William Rulhmann of Allmusic called the song "effervescent" and a "musical meditation", contrasting with the more somber mood of the rest of the album. The New York Times considered it "nothing less than a slice of mystery: rhythms like the angular slant of rain, violins arching like branches, the strange flight of a flute and a voice hushed with sadness...transparent, as incorporeal as time or light". Mark Seymour, writing for The Guardian, called it "the most perfect song of all time".

==Other releases==
"Sweet Thing" is the only song from Astral Weeks included on the 1990 compilation album The Best of Van Morrison.

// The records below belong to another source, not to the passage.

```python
def smoke() -> None:
    import numpy as np
    from nhd_amd import matcher
    from workload import refmodel, synth
    from oracle import nhd_oracle as O

    spec = synth.make_cluster(3, n_nodes=192)
    nl = spec.build_nodes()
    pods, groups = synth.make_pods(3, n_pods=24)
    tops = [refmodel.make_topology(s) for s in pods]
    m = matcher.HipMatcher(device=0, clock=lambda: spec.clock_now)
    got = m.FindNodes(nl, tops)
    placed = 0
    for top, res in zip(tops, got):
        want = O.find_node(nl, top, spec.clock_now)
        if want[0] is None:
            assert res == (None,), (res, want)
        else:
            placed += 1
            assert res[0] == want[0] and res[1]["gpu"] == tuple(want[1]["gpu"]) and \
                res[1]["cpu"] == tuple(want[1]["cpu"]) and res[1]["nic"] == [tuple(x) for x in want[1]["nic"]], (res, want)
    assert placed > 0
    from nhd_amd.engine import winner_index
    reqs = m.packer.digest_many(tops)
    score, _, _ = m.engine.find(reqs, spec.clock_now, want_bitmap=True, want_map=True)
    names = list(nl)
    for s, res in zip(score.tolist(), got):
        assert (names[winner_index(s) - m.engine.global_base] if s else None) == res[0], (s, res)
    st = m.engine.stats()
    print(f"smoke ok: {len(tops)} pods x {len(nl)} nodes, {placed} placed; single-launch finds {st.small_finds}, step kernel {st.fit_ms_last * 1e3:.1f} us")


if __name__ == "__main__":
    build()
    if "--smoke" in sys.argv:
        smoke()
```

nhd_amd/csrc/fit_core.h:

```cpp
#pragma once
#include <stdint.h>
#include "../../include/nhdfit.h"

#if defined(__HIPCC__)
#define NHD_HD __host__ __device__ __forceinline__
#else
#define NHD_HD inline
#endif

namespace nhdfit {

constexpr int kMaxG      = NHDFIT_MAX_GROUPS;
constexpr int kTile      = NHDFIT_TILE;
constexpr int kMaxHpRows = 1024;
constexpr int kWClasses  = 4;
constexpr double kMinBusySecs = 30.0;
constexpr uint32_t kMinXCap = 32;

NHD_HD uint32_t align16(uint32_t x) { return (x + 15u) & ~15u; }
NHD_HD uint32_t wc_stride_of(uint32_t W) { return 2 * W * 8 + 16; }
NHD_HD uint32_t x_stride_of(uint32_t W) { return W == 2 ? 16u : W * 8 + 16; }

struct Layout {
    uint32_t W;
// ... 80 lines not shown
template <> struct req_traits<nhdfit_req> {
    static constexpr int kG = NHDFIT_MAX_GROUPS;
    static constexpr bool kBig = false;
    using Key = int16_t;
    static constexpr int kMaxTuples = 1024;
    using Mapping = nhdfit_mapping;
    using WidePlacement = nhdfit_wide_placement;
};
template <> struct req_traits<nhdfit_big_req> {
    static constexpr int kG = NHDFIT_BIG_MAX_GROUPS;
    static constexpr bool kBig = true;
    using Key = int32_t;
    static constexpr int kMaxTuples = NHDFIT_BIG_MAX_TUPLES;
    using Mapping = nhdfit_big_mapping;
    using WidePlacement = nhdfit_big_placement;
};
static_assert(sizeof(nhdfit_big_req) == 256 && sizeof(nhdfit_big_mapping) == 36 && sizeof(nhdfit_big_placement) == 904, "record sizes of include/nhdfit.h");
NHD_HD bool req_valid(const nhdfit_big_req& r) {
    return (r.map_type == NHDFIT_MAP_NUMA || r.map_type == NHDFIT_MAP_PCI) && r.n_groups >= 1 &&
           r.n_groups <= (uint32_t)NHDFIT_BIG_MAX_GROUPS;
}

NHD_HD void pod_sums(const nhdfit_req& r, PodSums& s) {
    s.G = r.n_groups;
    s.W = 1u << s.G;
    s.full = s.W - 1;
    s.misc_smt = r.misc_smt;
    s.misc_nosmt = r.misc_nosmt;
    for (uint32_t S = 0; S < s.W; ++S) {
        uint32_t g = 0, a = 0, b = 0;
        for (uint32_t i = 0; i < s.G; ++i)
            if (S >> i & 1) { g += r.gpus[i]; a += r.cpu_smt[i]; b += r.cpu_nosmt[i]; }
        s.gpu[S] = g; s.cpu_smt[S] = a; s.cpu_nosmt[S] = b;
    }
}

NHD_HD PodHeader pod_header(const nhdfit_req& r) {
    PodHeader h;
    h.hp_req = r.hugepages_gb;
    h.groups = r.groups;
    h.flags = 0;
    if (req_valid(r)) {
        h.flags |= kPodValid;
        uint32_t g = 0;
        for (uint32_t i = 0; i < r.n_groups; ++i) g += r.gpus[i];
        if (g) h.flags |= kPodNeedGpu;
        if (r.map_type == NHDFIT_MAP_PCI) h.flags |= kPodPci;
        if (r.flags & NHDFIT_RF_INITIAL_FILTER) h.flags |= kPodFilter;
        h.flags |= r.n_groups << kPodGroupsShift;
    }
    return h;
}

NHD_HD uint32_t entry_w(const PodSums& s, uint32_t u, bool smt, uint32_t c, uint32_t m) {
    const uint32_t* sum = smt ? s.cpu_smt : s.cpu_nosmt;
    const uint32_t extra = m ? (smt ? s.misc_smt : s.misc_nosmt) : 0;
    uint32_t out = 0;
    for (uint32_t p = 0; p < s.W; ++p)
        if (sum[u ? p : (~p & s.full)] + extra <= c) out |= 1u << p;
    return out;
}

NHD_HD uint32_t entry_a(const PodSums& s, uint32_t u, uint32_t f) {
    uint32_t a = 0;
    for (uint32_t p = 0; p < s.W; ++p)
        if (s.gpu[u ? p : (~p & s.full)] <= f) a |= 1u << p;
    return a;
}

static_assert(kMaxG == 4, "the disj() masks below enumerate subsets of four groups");
template <uint32_t TERMS>
NHD_HD uint32_t dunion_n(uint32_t a, uint32_t b) {
    uint32_t out = 0;
#if defined(__HIP_DEVICE_COMPILE__)
#pragma unroll
#endif
    for (uint32_t S = 0; S < TERMS; ++S) {
        const uint32_t disj = ((S & 1) ? 0x5555u : 0xFFFFu) & ((S & 2) ? 0x3333u : 0xFFFFu) &
                              ((S & 4) ? 0x0F0Fu : 0xFFFFu) & ((S & 8) ? 0x00FFu : 0xFFFFu);
        if (b >> S & 1) out |= (a & disj) << S;
    }
    return out;
}
NHD_HD uint32_t dunion(uint32_t a, uint32_t b, uint32_t W) {
    (void)W;
    return dunion_n<1u << kMaxG>(a, b);
}

NHD_HD bool block_fits(const nhdfit_req& r, double cap, uint32_t S) {
    double rx = cap, tx = cap;
    for (uint32_t i = 0; i < r.n_groups; ++i)
        if (S >> i & 1) { rx = rx - r.rx[i]; tx = tx - r.tx[i]; }
    return !(rx < 0) && !(tx < 0);
}
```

It was also featured on Morrison's album Astral Weeks Live at the Hollywood Bowl, released in 2009 to celebrate forty years since Astral Weeks was first released.

==Personnel==
- Van Morrison – vocals, acoustic guitar
- Jay Berliner – classical guitar
- Richard Davis – double bass
- Connie Kay – drums
- John Payne – flute
- Warren Smith Jr. – triangle
- Larry Fallon – string arrangements

==Certifications==

Certifications for "Sweet Thing"
| Region | Certification | Certified units/sales |
| New Zealand (RMNZ) | Gold | 15,000^{‡} |
^{‡} Sales+streaming figures based on certification alone.